# Its 101 out and what am I doing?



## merrimacmill (Apr 18, 2007)

*Its 101 degrees out and what am I doing?*

So I just went and pulled up the weather "widget" on my computer, and was shocked that we are now at 101 degrees and apparently are breaking records for heat in our area according to the news. I was shocked because its 66 in my house right now.

Then I look up and I realized what website I've been spending a decent amount of time on today. What a coincidence... Just looking forward to some snow.


----------



## SNOWLORD (Aug 10, 2007)

You guys are getting what we had earlier this week. Get some suspenders for your balls you will need them.


----------



## CGM Inc. (Dec 15, 2008)

SNOWLORD;1293744 said:


> You guys are getting what we had earlier this week. Get some suspenders for your balls you will need them.


:laughing::laughing: 
We also broke records yesterday!


----------



## cet (Oct 2, 2004)

I drove right through your neck of the woods today. When I saw the name of the town I wondered if that is where you were from.
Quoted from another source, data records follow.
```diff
-  } else {
-    int b = (int)(row / T), t = (int)(row - (long)b * T);
-    dst[i] = src[((long)t * B + b) * C + c];
-  }
-}
-__global__ void ft_mask_rows_kernel(const float* __restrict__ src, const long* __restrict__ lens,
-                                    float* __restrict__ dst, int B, int T, int C) {
-  long i = (long)blockIdx.x * blockDim.x + threadIdx.x;
-  long total = (long)B * T * C;
-  if (i >= total) return;
-  long row = i / C;
-  int b = (int)(row / T), t = (int)(row - (long)b * T);
-  dst[i] = t < lens[b] ? src[i] : 0.f;
+constexpr int RNN_ROWS_IF = 8;
+template <typename V>
+__global__ __launch_bounds__(256) void ft_rnn_rows_kernel(const V* __restrict__ src, const long* __restrict__ lens,
+                                                          V* __restrict__ dst, unsigned nrows, unsigned D, unsigned Sm,
+                                                          int n, int lg, V pad) {
+  const unsigned gw = blockIdx.x * 4u + (threadIdx.x >> 6);
+  const int lane = threadIdx.x & 63;
+  const unsigned r = (gw << (6 - lg)) + (lane >> lg);
+  if (r >= nrows) return;
+  const unsigned q = r / D, m = r - q * D;
+  V* d = dst + (long)r * n;
+  const int w = 1 << lg;
+  int i = lane & (w - 1);
+  if (lens && (long)m >= lens[q]) {
+    for (; i < n; i += w) d[i] = pad;
+    return;
+  }
+  const V* s = src + (Sm ? (long)m * Sm + q : (long)r) * n;
+  for (; i < n; i += RNN_ROWS_IF * w) {
+    V v[RNN_ROWS_IF];
+#pragma unroll
+    for (int k = 0; k < RNN_ROWS_IF; ++k) {
+      v[k] = pad;
+      if (i + k * w < n) v[k] = s[i + k * w];
+    }
+    asm volatile("" ::: "memory");
+#pragma unroll
+    for (int k = 0; k < RNN_ROWS_IF; ++k)
+      if (i + k * w < n) d[i + k * w] = v[k];
+  }
+}
+
+int rnn_rows_launch(const char* what, const float* src, const long* lens, float* dst, long nrows, int D, int Sm, int C,
+                    float pad, hipStream_t stream) {
+  FT_REQUIRE(nrows <= 0x7fffffffL, "%s: too many rows for one launch", what);
+  const bool vec = C % 4 == 0 && (uintptr_t)src % 16 == 0 && (uintptr_t)dst % 16 == 0;
+  const int n = vec ? C / 4 : C;
+  int lg = 0;
+  while (lg < 6 && (1 << lg) < n) ++lg;
+  const unsigned blocks = (unsigned)ft_cdiv(nrows, 4L << (6 - lg));
+  if (vec)
+    hipLaunchKernelGGL(ft_rnn_rows_kernel<float4>, dim3(blocks), dim3(256), 0, stream,
+                       reinterpret_cast<const float4*>(src), lens, reinterpret_cast<float4*>(dst), (unsigned)nrows,
+                       (unsigned)D, (unsigned)Sm, n, lg, make_float4(pad, pad, pad, pad));
+  else
+    hipLaunchKernelGGL(ft_rnn_rows_kernel<float>, dim3(blocks), dim3(256), 0, stream, src, lens, dst, (unsigned)nrows,
+                       (unsigned)D, (unsigned)Sm, n, lg, pad);
+  return ft_check_launch(what);
 }
 
 template <int G, int NW, int MT>
@@ -564,25 +579,20 @@
 int ft_fill_padded(const float* raw, const long* lens, float* out, int B, int T, int C, float pad, void* stream) {
   long total = (long)B * T * C;
   if (total <= 0) return FT_OK;
-  hipLaunchKernelGGL(ft_fill_padded_kernel, dim3(ft_cdiv(total, 256)), dim3(256), 0, (hipStream_t)stream, raw, lens,
-                     out, B, T, C, pad);
-  return ft_check_launch("fill_padded");
+  return rnn_rows_launch("fill_padded", raw, lens, out, (long)B * T, T, B, C, pad, (hipStream_t)stream);
 }
 
 int ft_bt_transpose(const float* src, float* dst, int B, int T, int C, int dst_time_major, void* stream) {
   long total = (long)B * T * C;
   if (total <= 0) return FT_OK;
-  hipLaunchKernelGGL(ft_bt_transpose_kernel, dim3(ft_cdiv(total, 256)), dim3(256), 0, (hipStream_t)stream, src, dst, B,
-                     T, C, dst_time_major);
-  return ft_check_launch("bt_transpose");
+  return rnn_rows_launch("bt_transpose", src, nullptr, dst, (long)B * T, dst_time_major ? B : T, dst_time_major ? T : B,
+                         C, 0.f, (hipStream_t)stream);
 }
 
 int ft_mask_rows(const float* src, const long* lens, float* dst, int B, int T, int C, void* stream) {
   long total = (long)B * T * C;
   if (total <= 0) return FT_OK;
-  hipLaunchKernelGGL(ft_mask_rows_kernel, dim3(ft_cdiv(total, 256)), dim3(256), 0, (hipStream_t)stream, src, lens, dst,
-                     B, T, C);
-  return ft_check_launch("mask_rows");
-}
-
-}
+  return rnn_rows_launch("mask_rows", src, lens, dst, (long)B * T, T, 0, C, 0.f, (hipStream_t)stream);
+}
+
+}
diff --git a/lab/layout_passes_us.py b/lab/layout_passes_us.py
--- /dev/null
+++ b/lab/layout_passes_us.py
@@ -0,0 +1,143 @@
+import argparse
+import ctypes
+import hashlib
+import json
+import os
+import statistics
+import sys
+
+import torch
+
+ROOT = os.path.dirname(os.path.dirname(os.path.abspath(__file__)))
+sys.path.insert(0, ROOT)
+
+from forwardtacotron_amd import _lib, data, hip
+
+
+def timed(fn, n, reps):
+    for _ in range(3):
+        fn()
+    out = []
+    for _ in range(reps):
+        e0, e1 = torch.cuda.Event(enable_timing=True), torch.cuda.Event(enable_timing=True)
+        e0.record()
+        for _ in range(n):
+            fn()
+        e1.record()
+        torch.cuda.synchronize()
+        out.append(e0.elapsed_time(e1) * 1e3 / n)
+    return statistics.median(out), min(out), max(out)
+
+
+def sha(*ts):
+    h = hashlib.sha1()
+    for t in ts:
+        h.update(t.detach().cpu().contiguous().numpy().tobytes())
+    return h.hexdigest()[:12]
+
+
+def main():
+    ap = argparse.ArgumentParser()
+    ap.add_argument('--reps', type=int, default=5)
+    ap.add_argument('--n', type=int, default=50)
+    ap.add_argument('--pack', action='store_true')
+    ap.add_argument('--bn', action='store_true')
+    ap.add_argument('--json', default=None)
+    args = ap.parse_args()
+    dev = torch.device('cuda')
+    so = os.path.join(ROOT, 'lab', 'libstream_copy.so')
+    if not os.path.exists(so):
+        raise SystemExit(f'{so} is missing: build it first (the command is in lab/stream_copy.hip)')
+    sc = ctypes.CDLL(so)
+    sc.stream_copy.argtypes = [ctypes.c_void_p, ctypes.c_void_p, ctypes.c_long, ctypes.c_void_p]
+    ybuf = torch.empty(2, 144 << 20, device=dev)
+
+    def yardstick(nbytes):
+        n16 = nbytes // 32
+        assert n16 * 16 <= ybuf[0].numel() * 4
+        a, b, s = ybuf[0].data_ptr(), ybuf[1].data_ptr(), hip._stream()
+        return timed(lambda: sc.stream_copy(a, b, n16, s), args.n, args.reps)
+
+    batch = data.synthetic_batch(B=32, Tmax=128, n_mels=80, seed=0)
+    B, Tx = batch['dur'].shape
+    Tm = int(batch['mel_len'].max())
+    mel_len = batch['mel_len'].to(dev)
+    n_frm, n_tok = int(batch['mel_len'].sum()), int((batch['dur'] > 0).sum())
+    cum, _ = hip.lr_scan(batch['dur'].clone().to(dev))
+    g = torch.Generator().manual_seed(1)
+    CW, CN = 4096, 1024
+    P = torch.randn(B, Tx, CW, generator=g).to(dev)
+    pad_row = torch.randn(CW, generator=g).to(dev)
+    dg = torch.randn(Tm, B, CW, generator=g).to(dev)
+    raw = torch.randn(Tm, B, CN, generator=g).to(dev)
+    dout = torch.randn(B, Tm, CN, generator=g).to(dev)
+    mel = torch.randn(B, Tm, 80, generator=g).to(dev)
+    rows = torch.empty(B * Tx + B, CW, device=dev)
+    st = hip._stream
+    rowb = lambda n, C: n * C * 4
+
+    def bwd_tm(tail):
+        _lib.call('ft_lr_bwd_tm', dg.data_ptr(), cum.data_ptr(), rows.data_ptr(),
+                  rows[B * Tx:].data_ptr() if tail else None, B, Tx, Tm, CW, st())
+
+    passes = [
+        ('lr_bwd_tm C4096 (with dtail)', lambda: bwd_tm(True), rowb(Tm * B + B * Tx + B, CW),
+         lambda: sha(hip.lr_bwd_tm(dg, cum, Tx)[1])),
+        ('lr_bwd_tm C4096 (no dtail)', lambda: bwd_tm(False), rowb(n_frm + B * Tx, CW),
+         lambda: sha(hip.lr_bwd_tm(dg, cum, Tx)[0])),
+        ('lr_expand_tm C4096 pad_row', lambda: hip.lr_expand_tm(P, cum, Tm, pad_row), rowb(Tm * B + n_tok + 1, CW),
+         lambda: sha(hip.lr_expand_tm(P, cum, Tm, pad_row))),
+        ('lr_expand C4096 (batch-major)', lambda: hip.lr_expand(P, cum, Tm), rowb(Tm * B + n_tok, CW),
+         lambda: sha(*hip.lr_expand(P, cum, Tm, want_src=True))),
+        ('fill_padded C1024 lens', lambda: hip.fill_padded(raw, mel_len, -11.5), rowb(Tm * B + n_frm, CN),
+         lambda: sha(hip.fill_padded(raw, mel_len, -11.5))),
+        ('bt_transpose C1024 -> time-major', lambda: hip.bt_transpose(dout, True), rowb(2 * Tm * B, CN),
+         lambda: sha(hip.bt_transpose(dout, True), hip.bt_transpose(raw, False))),
+        ('mask_rows C80 (mel)', lambda: hip.mask_rows(mel, mel_len), rowb(Tm * B + n_frm, 80),
+         lambda: sha(hip.mask_rows(mel, mel_len))),
+    ]
+    if args.pack:
+        from forwardtacotron_amd.model import ForwardTacotron
+        from forwardtacotron_amd.trainer import TrainStep
+        torch.manual_seed(0)
+        ts = TrainStep(ForwardTacotron(**dict(data.SINGLESPEAKER_MODEL)).to(dev), lr=5e-5,
+                       train_cfg=dict(data.SINGLESPEAKER_TRAIN))
+        pk = ts._weight_packs()
+        outs = (list(pk.t2d.values()) + list(pk.wp.values()) + list(pk.wpt.values()) + list(pk.hw.values())
+                + [t for pair in pk.bank.values() for t in pair])
+        srcs = (list(pk.t2d.values()) + list(pk.wp.values()) + list(pk.hw.values())
+                + [pair[0] for pair in pk.bank.values()])
+        passes.append(('pack_weights (benchmark model)', pk.refresh,
+                       4 * (sum(t.numel() for t in outs) + sum(t.numel() for t in srcs)), lambda: sha(*outs)))
+
+    if args.bn:
+        Cb, grp = 2048, 256
+        y = torch.randn(B, Tm + 1, Cb, generator=g).to(dev)
+        do = torch.randn(B, Tm, Cb, generator=g).to(dev)
+        ga, be = torch.rand(Cb, generator=g).to(dev) + 0.5, torch.randn(Cb, generator=g).to(dev)
+        _, mean, rstd = hip.bn_train_fwd(y, ga, be, torch.zeros(Cb, device=dev), torch.ones(Cb, device=dev), Tm, grp)
+        nb = rowb(2 * B * Tm + 3 * B * (Tm + 1), Cb)
+        passes.append(('bn_bwd bank (partial4 + apply4)', lambda: hip.bn_bwd(do, y, ga, mean, rstd, grp, True), nb,
+                       lambda: sha(*hip.bn_bwd(do, y, ga, mean, rstd, grp, True))))
+        passes.append(('bn_pool_bwd bank (same + pool)', lambda: hip.bn_pool_bwd(do, y, ga, be, mean, rstd, grp, True), nb,
+                       lambda: sha(*hip.bn_pool_bwd(do, y, ga, be, mean, rstd, grp, True))))
+
+    res = []
+    print(f'library: {_lib.LIB_PATH}')
+    print(f'B {B} Tx {Tx} Tm {Tm} frames {n_frm} tokens with frames {n_tok}; {args.n} launches per event pair, '
+          f'{args.reps} pairs: median (min .. max)')
+    for name, fn, nbytes, digest in passes:
+        us, lo, hi = timed(fn, args.n, args.reps)
+        yus, ylo, yhi = yardstick(nbytes)
+        d = digest()
+        print(f'{name:34s} | {us:7.1f} us ({lo:7.1f} .. {hi:7.1f}) | {nbytes / 1e6:7.1f} MB | {nbytes / us / 1e3:6.0f} GB/s | '
+              f'copy {yus:6.1f} us ({ylo:6.1f} .. {yhi:6.1f}) {nbytes / yus / 1e3:6.0f} GB/s | share {yus / us:4.2f} | sha {d}',
+              flush=True)
+        res.append({'pass': name, 'us': us, 'min': lo, 'max': hi, 'bytes': nbytes, 'copy_us': yus, 'sha': d})
+    if args.json:
+        with open(args.json, 'w') as f:
+            json.dump({'library': _lib.LIB_PATH, 'passes': res}, f, indent=1)
+
+
+if __name__ == '__main__':
+    main()
diff --git a/lab/stream_copy.hip b/lab/stream_copy.hip
--- /dev/null
+++ b/lab/stream_copy.hip
@@ -0,0 +1,25 @@
+#include <hip/hip_runtime.h>
+
+namespace {
+constexpr int UNROLL = 4;
+__global__ __launch_bounds__(256) void stream_copy_kernel(const float4* __restrict__ src, float4* __restrict__ dst,
+                                                          long n16) {
+  long i = (long)blockIdx.x * (256 * UNROLL) + threadIdx.x;
+  float4 v[UNROLL];
+#pragma unroll
+  for (int k = 0; k < UNROLL; ++k)
+    if (i + k * 256 < n16) v[k] = src[i + k * 256];
+#pragma unroll
+  for (int k = 0; k < UNROLL; ++k)
+    if (i + k * 256 < n16) dst[i + k * 256] = v[k];
+}
+}
+
+extern "C" int stream_copy(const void* src, void* dst, long n16, void* stream) {
+  if (n16 <= 0) return 0;
+  const long blocks = (n16 + 256 * UNROLL - 1) / (256 * UNROLL);
+  if (blocks > 0x7fffffffL) return 1;
+  hipLaunchKernelGGL(stream_copy_kernel, dim3((unsigned)blocks), dim3(256), 0, (hipStream_t)stream,
+                     static_cast<const float4*>(src), static_cast<float4*>(dst), n16);
+  return hipGetLastError() == hipSuccess ? 0 : 2;
+}
```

I was going from Bar Harbor Maine to Foxboro Mass.

My truck was reading 102.


----------



## snocrete (Feb 28, 2009)

SNOWLORD;1293744 said:


> You guys are getting what we had earlier this week. Get some suspenders for your balls you will need them.


I had to get a wheel-barrow for mine.


----------



## thelettuceman (Nov 23, 2010)

I sent out proposals for the upcoming season ... about the wheel barrow ..... LMAO !!!!!


----------